• _Exercise prompt_
Word for word, reproduce every record in the listing below.

***** Data to examine *****

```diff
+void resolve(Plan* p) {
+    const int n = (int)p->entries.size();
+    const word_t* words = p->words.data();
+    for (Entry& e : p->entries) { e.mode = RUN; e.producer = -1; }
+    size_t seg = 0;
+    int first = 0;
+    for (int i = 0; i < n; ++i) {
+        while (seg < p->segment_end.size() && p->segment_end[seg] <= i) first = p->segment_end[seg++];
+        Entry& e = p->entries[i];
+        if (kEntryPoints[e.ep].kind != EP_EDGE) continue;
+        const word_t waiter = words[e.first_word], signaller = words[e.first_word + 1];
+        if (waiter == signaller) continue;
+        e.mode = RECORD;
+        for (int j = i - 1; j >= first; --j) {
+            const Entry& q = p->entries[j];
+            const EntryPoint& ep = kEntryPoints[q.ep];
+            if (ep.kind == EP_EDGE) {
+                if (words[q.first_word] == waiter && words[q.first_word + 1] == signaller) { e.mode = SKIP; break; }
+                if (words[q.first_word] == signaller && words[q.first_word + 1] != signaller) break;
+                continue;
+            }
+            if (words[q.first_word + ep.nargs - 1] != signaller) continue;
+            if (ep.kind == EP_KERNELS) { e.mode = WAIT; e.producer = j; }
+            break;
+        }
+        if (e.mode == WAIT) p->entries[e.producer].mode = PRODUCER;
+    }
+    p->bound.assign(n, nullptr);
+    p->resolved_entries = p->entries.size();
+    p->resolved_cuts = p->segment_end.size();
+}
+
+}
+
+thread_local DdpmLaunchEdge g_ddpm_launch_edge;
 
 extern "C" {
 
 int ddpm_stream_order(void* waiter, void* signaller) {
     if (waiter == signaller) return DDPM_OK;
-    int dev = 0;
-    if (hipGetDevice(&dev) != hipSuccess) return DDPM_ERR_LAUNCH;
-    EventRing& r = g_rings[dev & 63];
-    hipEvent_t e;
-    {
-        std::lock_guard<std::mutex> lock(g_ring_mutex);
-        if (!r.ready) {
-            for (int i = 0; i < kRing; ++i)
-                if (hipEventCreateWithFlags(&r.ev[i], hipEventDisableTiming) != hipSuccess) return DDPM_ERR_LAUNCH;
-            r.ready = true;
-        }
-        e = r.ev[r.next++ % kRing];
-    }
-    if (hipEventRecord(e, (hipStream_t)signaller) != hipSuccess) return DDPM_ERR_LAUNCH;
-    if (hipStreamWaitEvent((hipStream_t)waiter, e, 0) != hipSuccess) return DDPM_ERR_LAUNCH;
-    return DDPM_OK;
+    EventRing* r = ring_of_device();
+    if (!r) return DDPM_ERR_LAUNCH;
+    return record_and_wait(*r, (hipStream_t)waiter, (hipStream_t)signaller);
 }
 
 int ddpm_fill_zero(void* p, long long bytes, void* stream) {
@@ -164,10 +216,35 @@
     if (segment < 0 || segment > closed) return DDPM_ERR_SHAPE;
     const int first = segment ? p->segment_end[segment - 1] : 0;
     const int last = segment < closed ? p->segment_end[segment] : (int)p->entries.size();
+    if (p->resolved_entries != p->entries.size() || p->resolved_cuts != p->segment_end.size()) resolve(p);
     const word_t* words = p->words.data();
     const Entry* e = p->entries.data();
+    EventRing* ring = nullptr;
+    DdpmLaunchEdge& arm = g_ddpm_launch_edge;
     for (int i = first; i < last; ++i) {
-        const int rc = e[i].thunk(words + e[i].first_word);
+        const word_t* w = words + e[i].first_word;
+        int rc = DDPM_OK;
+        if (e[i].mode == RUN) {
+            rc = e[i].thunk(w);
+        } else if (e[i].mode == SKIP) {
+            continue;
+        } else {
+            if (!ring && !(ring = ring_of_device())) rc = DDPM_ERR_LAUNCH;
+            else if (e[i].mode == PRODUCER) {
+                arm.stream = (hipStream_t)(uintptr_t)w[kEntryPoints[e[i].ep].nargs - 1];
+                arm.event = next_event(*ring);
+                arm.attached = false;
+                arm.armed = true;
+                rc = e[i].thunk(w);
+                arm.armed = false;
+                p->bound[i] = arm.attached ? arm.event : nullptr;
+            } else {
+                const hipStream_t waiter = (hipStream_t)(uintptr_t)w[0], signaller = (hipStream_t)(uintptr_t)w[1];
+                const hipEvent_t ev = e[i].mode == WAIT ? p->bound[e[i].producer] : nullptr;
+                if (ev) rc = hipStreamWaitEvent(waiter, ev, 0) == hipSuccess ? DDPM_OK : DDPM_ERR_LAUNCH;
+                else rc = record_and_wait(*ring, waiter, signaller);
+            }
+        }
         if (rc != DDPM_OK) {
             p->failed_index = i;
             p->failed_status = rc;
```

*****

• _Task output_
```diff
+void resolve(Plan* p) {
+    const int n = (int)p->entries.size();
+    const word_t* words = p->words.data();
+    for (Entry& e : p->entries) { e.mode = RUN; e.producer = -1; }
+    size_t seg = 0;
+    int first = 0;
+    for (int i = 0; i < n; ++i) {
+        while (seg < p->segment_end.size() && p->segment_end[seg] <= i) first = p->segment_end[seg++];
+        Entry& e = p->entries[i];
+        if (kEntryPoints[e.ep].kind != EP_EDGE) continue;
+        const word_t waiter = words[e.first_word], signaller = words[e.first_word + 1];
+        if (waiter == signaller) continue;
+        e.mode = RECORD;
+        for (int j = i - 1; j >= first; --j) {
+            const Entry& q = p->entries[j];
+            const EntryPoint& ep = kEntryPoints[q.ep];
+            if (ep.kind == EP_EDGE) {
+                if (words[q.first_word] == waiter && words[q.first_word + 1] == signaller) { e.mode = SKIP; break; }
+                if (words[q.first_word] == signaller && words[q.first_word + 1] != signaller) break;
+                continue;
+            }
+            if (words[q.first_word + ep.nargs - 1] != signaller) continue;
+            if (ep.kind == EP_KERNELS) { e.mode = WAIT; e.producer = j; }
+            break;
+        }
+        if (e.mode == WAIT) p->entries[e.producer].mode = PRODUCER;
+    }
+    p->bound.assign(n, nullptr);
+    p->resolved_entries = p->entries.size();
+    p->resolved_cuts = p->segment_end.size();
+}
+
+}
+
+thread_local DdpmLaunchEdge g_ddpm_launch_edge;
 
 extern "C" {
 
 int ddpm_stream_order(void* waiter, void* signaller) {
     if (waiter == signaller) return DDPM_OK;
-    int dev = 0;
-    if (hipGetDevice(&dev) != hipSuccess) return DDPM_ERR_LAUNCH;
-    EventRing& r = g_rings[dev & 63];
-    hipEvent_t e;
-    {
-        std::lock_guard<std::mutex> lock(g_ring_mutex);
-        if (!r.ready) {
-            for (int i = 0; i < kRing; ++i)
-                if (hipEventCreateWithFlags(&r.ev[i], hipEventDisableTiming) != hipSuccess) return DDPM_ERR_LAUNCH;
-            r.ready = true;
-        }
-        e = r.ev[r.next++ % kRing];
-    }
-    if (hipEventRecord(e, (hipStream_t)signaller) != hipSuccess) return DDPM_ERR_LAUNCH;
-    if (hipStreamWaitEvent((hipStream_t)waiter, e, 0) != hipSuccess) return DDPM_ERR_LAUNCH;
-    return DDPM_OK;
+    EventRing* r = ring_of_device();
+    if (!r) return DDPM_ERR_LAUNCH;
+    return record_and_wait(*r, (hipStream_t)waiter, (hipStream_t)signaller);
 }
 
 int ddpm_fill_zero(void* p, long long bytes, void* stream) {
@@ -164,10 +216,35 @@
     if (segment < 0 || segment > closed) return DDPM_ERR_SHAPE;
     const int first = segment ? p->segment_end[segment - 1] : 0;
     const int last = segment < closed ? p->segment_end[segment] : (int)p->entries.size();
+    if (p->resolved_entries != p->entries.size() || p->resolved_cuts != p->segment_end.size()) resolve(p);
     const word_t* words = p->words.data();
     const Entry* e = p->entries.data();
+    EventRing* ring = nullptr;
+    DdpmLaunchEdge& arm = g_ddpm_launch_edge;
     for (int i = first; i < last; ++i) {
-        const int rc = e[i].thunk(words + e[i].first_word);
+        const word_t* w = words + e[i].first_word;
+        int rc = DDPM_OK;
+        if (e[i].mode == RUN) {
+            rc = e[i].thunk(w);
+        } else if (e[i].mode == SKIP) {
+            continue;
+        } else {
+            if (!ring && !(ring = ring_of_device())) rc = DDPM_ERR_LAUNCH;
+            else if (e[i].mode == PRODUCER) {
+                arm.stream = (hipStream_t)(uintptr_t)w[kEntryPoints[e[i].ep].nargs - 1];
+                arm.event = next_event(*ring);
+                arm.attached = false;
+                arm.armed = true;
+                rc = e[i].thunk(w);
+                arm.armed = false;
+                p->bound[i] = arm.attached ? arm.event : nullptr;
+            } else {
+                const hipStream_t waiter = (hipStream_t)(uintptr_t)w[0], signaller = (hipStream_t)(uintptr_t)w[1];
+                const hipEvent_t ev = e[i].mode == WAIT ? p->bound[e[i].producer] : nullptr;
+                if (ev) rc = hipStreamWaitEvent(waiter, ev, 0) == hipSuccess ? DDPM_OK : DDPM_ERR_LAUNCH;
+                else rc = record_and_wait(*ring, waiter, signaller);
+            }
+        }
         if (rc != DDPM_OK) {
             p->failed_index = i;
             p->failed_status = rc;
```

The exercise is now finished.